Non-decoupling effects from heavy Higgs bosons by matching 2HDM to HEFT amplitudes

TL;DR

This paper investigates how heavy Higgs bosons in the 2HDM influence low-energy physics by matching amplitudes to HEFT, revealing non-decoupling effects and their correlations, with implications for experimental Higgs measurements.

Contribution

It introduces a novel amplitude-level matching method between 2HDM and HEFT to capture non-decoupling effects of heavy Higgs bosons.

Findings

Non-decoupling effects are captured through HEFT coefficients.

Matching at the amplitude level provides new insights into heavy Higgs contributions.

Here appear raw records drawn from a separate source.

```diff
@@ -612,7 +675,10 @@
             const size_t lds_bytes = (size_t)lds_words(a.tau) * sizeof(u64);
             const double pro_bytes = fz && fz->pro == 3 && a.fz_first ? 8.0 * c.n * active_rows * nb : 0.0;
             ProfScope ps(c, PROF_NTT, 16.0 * c.n * active_rows * nb / plan.npass + pro_bytes, s);
-            if (ntt_launch_r16(a, plan.npass, fz != nullptr, nblocks, s)) continue;
+            bool walked = false;
+            const bool r16 = ntt_launch_r16(a, plan.npass, fz != nullptr, nblocks, s, c.lift_walk, a.compact ? row_fp : nullptr, &walked);
+            if (walked) c.lift_walk_launches.fetch_add(1, std::memory_order_relaxed);
+            if (r16) continue;
             if (a.tau <= 12) ntt_launch_pass<LSA_NTT_THREADS>(a, fz != nullptr, nblocks, lds_bytes, s);
             else if (a.tau == 13) ntt_launch_pass<512>(a, fz != nullptr, nblocks, lds_bytes, s);
             else ntt_launch_pass<1024>(a, fz != nullptr, nblocks, lds_bytes, s);
diff --git a/lattisense_amd/csrc/lsa_internal.h b/lattisense_amd/csrc/lsa_internal.h
--- a/lattisense_amd/csrc/lsa_internal.h
+++ b/lattisense_amd/csrc/lsa_internal.h
@@ -1,5 +1,6 @@
 #pragma once
 #include <hip/hip_runtime.h>
+#include <atomic>
 #include <cstdint>
 #include <map>
 #include <memory>
@@ -95,6 +96,8 @@
     int fp64_ntt = 1;
     int tile_batch = 0;
     int fp_raw = 1;
+    int lift_walk = -1;
+    std::atomic<long long> lift_walk_launches{0};
     int modup_lift = 1;
     int fuse_tails = 1;
     int ks_tail_in_mac = 1;
diff --git a/lattisense_amd/csrc/ntt_r16.h b/lattisense_amd/csrc/ntt_r16.h
--- a/lattisense_amd/csrc/ntt_r16.h
+++ b/lattisense_amd/csrc/ntt_r16.h
@@ -136,8 +136,13 @@
         }
         return;
     }
-#pragma unroll
-    for (int e = 0; e < 16; e++) v[e] = r16_load1(g + r16_x<PASS, MU>(a, bc.tile, k, r16_pt<MU, IMAGE>(i, e)));
+#if defined(LSA_NTT_DIAG_LIFT_NO_LOAD)
+    constexpr bool no_load = FZ && LIFT == 2;
+#else
+    constexpr bool no_load = false;
+#endif
+#pragma unroll
+    for (int e = 0; e < 16; e++) v[e] = no_load ? (u64)(k + 16 * e + 1) : r16_load1(g + r16_x<PASS, MU>(a, bc.tile, k, r16_pt<MU, IMAGE>(i, e)));
     if (FZ && LIFT != 0 && f.lift) {
         ntt_lift_block<16>(f, v);
         return;
@@ -468,6 +473,55 @@
             r16_group<PASS, 0, MU>(v, a, bc, L, G1);
             r16_store_direct<PASS, false, 0, MU>(a, bc, tid, v);
         }
+    }
+}
+
+LSA_HD NttBlockCtx ntt_walk_block_ctx(const NttPassArgs& a, int b, int row, int tile) {
+    NttBlockCtx c;
+    c.tile = tile;
+    c.base_src = (long long)b * a.src_stride + ((long long)row << a.logn);
+    c.base_dst = (long long)b * a.dst_stride + ((long long)row << a.logn);
+    c.mod = a.mod_of[row % a.period];
+    c.b = b;
+    c.row = row;
+    c.tw_l = nullptr;
+    c.fp = a.allow_fp64 && (a.mods[c.mod].q >> LSA_FP64_MAX_BITS) == 0;
+    return c;
+}
+template <int MU>
+LSA_HD void r16_walk_load(const NttPassArgs& a, const NttBlockCtx& bc, int tid, u64 (&src)[16]) {
+    const u64* g;
+    const u64* gl;
+    ntt_make_load_fix<true, 2>(a, bc, g, gl);
+    int k, i;
+    r16_lane<0, MU>(tid, k, i);
+#pragma unroll
+    for (int e = 0; e < 16; e++) src[e] = r16_load1(g + r16_x<0, MU>(a, bc.tile, k, r16_pt<MU, 0>(i, e)));
+}
+template <int MU, bool KEEP>
+LSA_HD void r16_walk_phase(const NttPassArgs& a, const NttBlockCtx& bc, int tid, u64* lds, int phase, const u64 (&src)[16], u64 (&v)[16]) {
+    const R16Limb L = r16_limb(a, bc);
+    int k, i;
+    r16_lane<0, MU>(tid, k, i);
+    const unsigned G1 = r16_G1<0, MU>(bc, k), G2 = (G1 << 4) + ((unsigned)i << (8 - MU));
+    if (phase == 0) {
+        if (KEEP) {
+            const u64* g;
+            const u64* gl;
+            const NttLoadFix f = ntt_make_load_fix<true, 2>(a, bc, g, gl);
+            LSA_EMU_CHECK(f.lift);
+#pragma unroll
+            for (int e = 0; e < 16; e++) v[e] = src[e];
+            ntt_lift_block<16>(f, v);
+        } else {
+            r16_load_direct<0, true, 0, MU, 2>(a, bc, tid, v);
+        }
+        r16_group<0, 0, MU>(v, a, bc, L, G1);
+        r16_lds_put<0, 0, MU>(tid, lds, v);
+    } else {
+        r16_lds_get<0, 1, MU>(tid, lds, v);
+        r16_group<0, 1, MU>(v, a, bc, L, G2);
+        r16_store_direct<0, false, 1, MU>(a, bc, tid, v);
     }
 }
 
diff --git a/lattisense_amd/csrc/ntt_walk.h b/lattisense_amd/csrc/ntt_walk.h
--- /dev/null
+++ b/lattisense_amd/csrc/ntt_walk.h
@@ -0,0 +1,62 @@
+#pragma once
+
+#if defined(__HIPCC__)
+#define LSA_WALK_HD __host__ __device__ inline
+#else
+#define LSA_WALK_HD inline
+#endif
+
+#define LSA_WALK_MAX_UNITS 192
+#define LSA_WALK_MAX_ROWS 255
+
+struct NttWalkUnits {
+    int n_units;
+    unsigned short row[LSA_WALK_MAX_UNITS];
+    unsigned short first[LSA_WALK_MAX_UNITS];
+    unsigned char count[LSA_WALK_MAX_UNITS];
+    unsigned char cls[LSA_WALK_MAX_UNITS];
+};
+
+inline bool ntt_walk_units(const unsigned short* row_tbl, int n_rows, int fz_limbs, int walk, const unsigned char* cls, NttWalkUnits& u) {
+    u.n_units = 0;
+    if (n_rows < 1 || n_rows > LSA_WALK_MAX_UNITS || fz_limbs < 1) return false;
+    if (walk <= 0 || walk > LSA_WALK_MAX_ROWS) walk = LSA_WALK_MAX_ROWS;
+    for (int r = 1; r < n_rows; r++)
+        if (row_tbl[r] <= row_tbl[r - 1]) return false;
+    int i = 0, out = 0;
+    while (i < n_rows) {
+        const int poly = row_tbl[i] / fz_limbs;
+        int j = i + 1;
+        while (j < n_rows && row_tbl[j] / fz_limbs == poly) j++;
+        for (int c = 1; c >= 0; c--) {
+            const int begin = out;
+            for (int r = i; r < j; r++)
+                if ((cls && cls[r] ? 1 : 0) == c) u.row[out++] = row_tbl[r];
+            const int n = out - begin, parts = (n + walk - 1) / walk;
+            int at = begin;
+            for (int p = 0; p < parts; p++) {
+                const int len = n / parts + (p < n % parts ? 1 : 0);
+                u.first[u.n_units] = (unsigned short)at;
+                u.count[u.n_units] = (unsigned char)len;
+                u.cls[u.n_units] = (unsigned char)c;
+                u.n_units++;
+                at += len;
+            }
+        }
+        i = j;
+    }
+    return true;
+}
+
+struct NttWalkBlock {
+    int tile, unit, b;
+};
+LSA_WALK_HD NttWalkBlock ntt_walk_decode(long long bid, int n_units, int batch) {
+    NttWalkBlock w;
+    w.b = (int)(bid % batch);
+    const long long ut = bid / batch;
+    w.unit = (int)(ut % n_units);
+    w.tile = (int)(ut / n_units);
+    return w;
+}
+inline long long ntt_walk_blocks(int n_units, int batch, int tiles) { return (long long)tiles * n_units * batch; }
diff --git a/lattisense_amd/device.py b/lattisense_amd/device.py
--- a/lattisense_amd/device.py
+++ b/lattisense_amd/device.py
@@ -94,6 +94,14 @@
 
     def set_modup_lift(self, enable):
         check(lib().lsa_set_modup_lift(self.h, int(enable)))
+
+    def set_lift_walk(self, rows_per_unit):
+        check(lib().lsa_set_lift_walk(self.h, int(rows_per_unit)))
+
+    def lift_walk_launches(self):
+        n = ctypes.c_longlong()
+        check(lib().lsa_debug_lift_walk(self.h, None, ctypes.byref(n)))
+        return n.value
 
     def set_ks_tail_in_mac(self, mode):
         check(lib().lsa_set_ks_tail_in_mac(self.h, int(mode)))
```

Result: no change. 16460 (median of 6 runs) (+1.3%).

Correlations among effective coefficients are identified and discussed.

Abstract

In this work we explore the low energy effects induced from the integration of the heavy Higgs boson modes, $H$, $A$ and $H^\pm$, within the Two Higgs Doublet Model (2HDM) by assuming that the lightest Higgs boson $h$ is the one observed experimentally at $m_h \sim 125$ GeV. We work within the context of Effective Field Theories, focusing on the Higgs Effective Field Theory (HEFT), although some comparisons with the Standard Model Effective Field Theory (SMEFT) case are also discussed through this work. Our main focus is placed in the computation of the non-decoupling effects from the heavy Higgs bosons and the capture of such effects by means of the HEFT coefficients which are expressed in terms of the input parameters of the 2HDM. Our approach to solve this issue is by matching the amplitudes of the 2HDM and the HEFT for physical processes involving the light Higgs boson $h$ in the external legs, instead of the most frequently used matching procedure at the Lagrangian level. More concretely, we perform the matching at the amplitudes level for the following physical processes, including scattering and decays: $h\to WW^*\to Wf\bar{f'}$, $h\to ZZ^*\to Zf\bar{f}$, $WW \to hh$, $ZZ \to hh$, $hh \to hh$, $h \to \gamma \gamma$ and $h \to \gamma Z$. One important point of this work is that the matching is required to happen at low energies compared to the heavy Higgs boson masses, and these are heavier than the other particle masses. The proper expansion for this heavy mass limit is also defined here, which provides the results for the non-decoupling effects presented in this work. We finally discuss the implications of the resulting effective coefficients, and remark on the interesting correlations detected among them.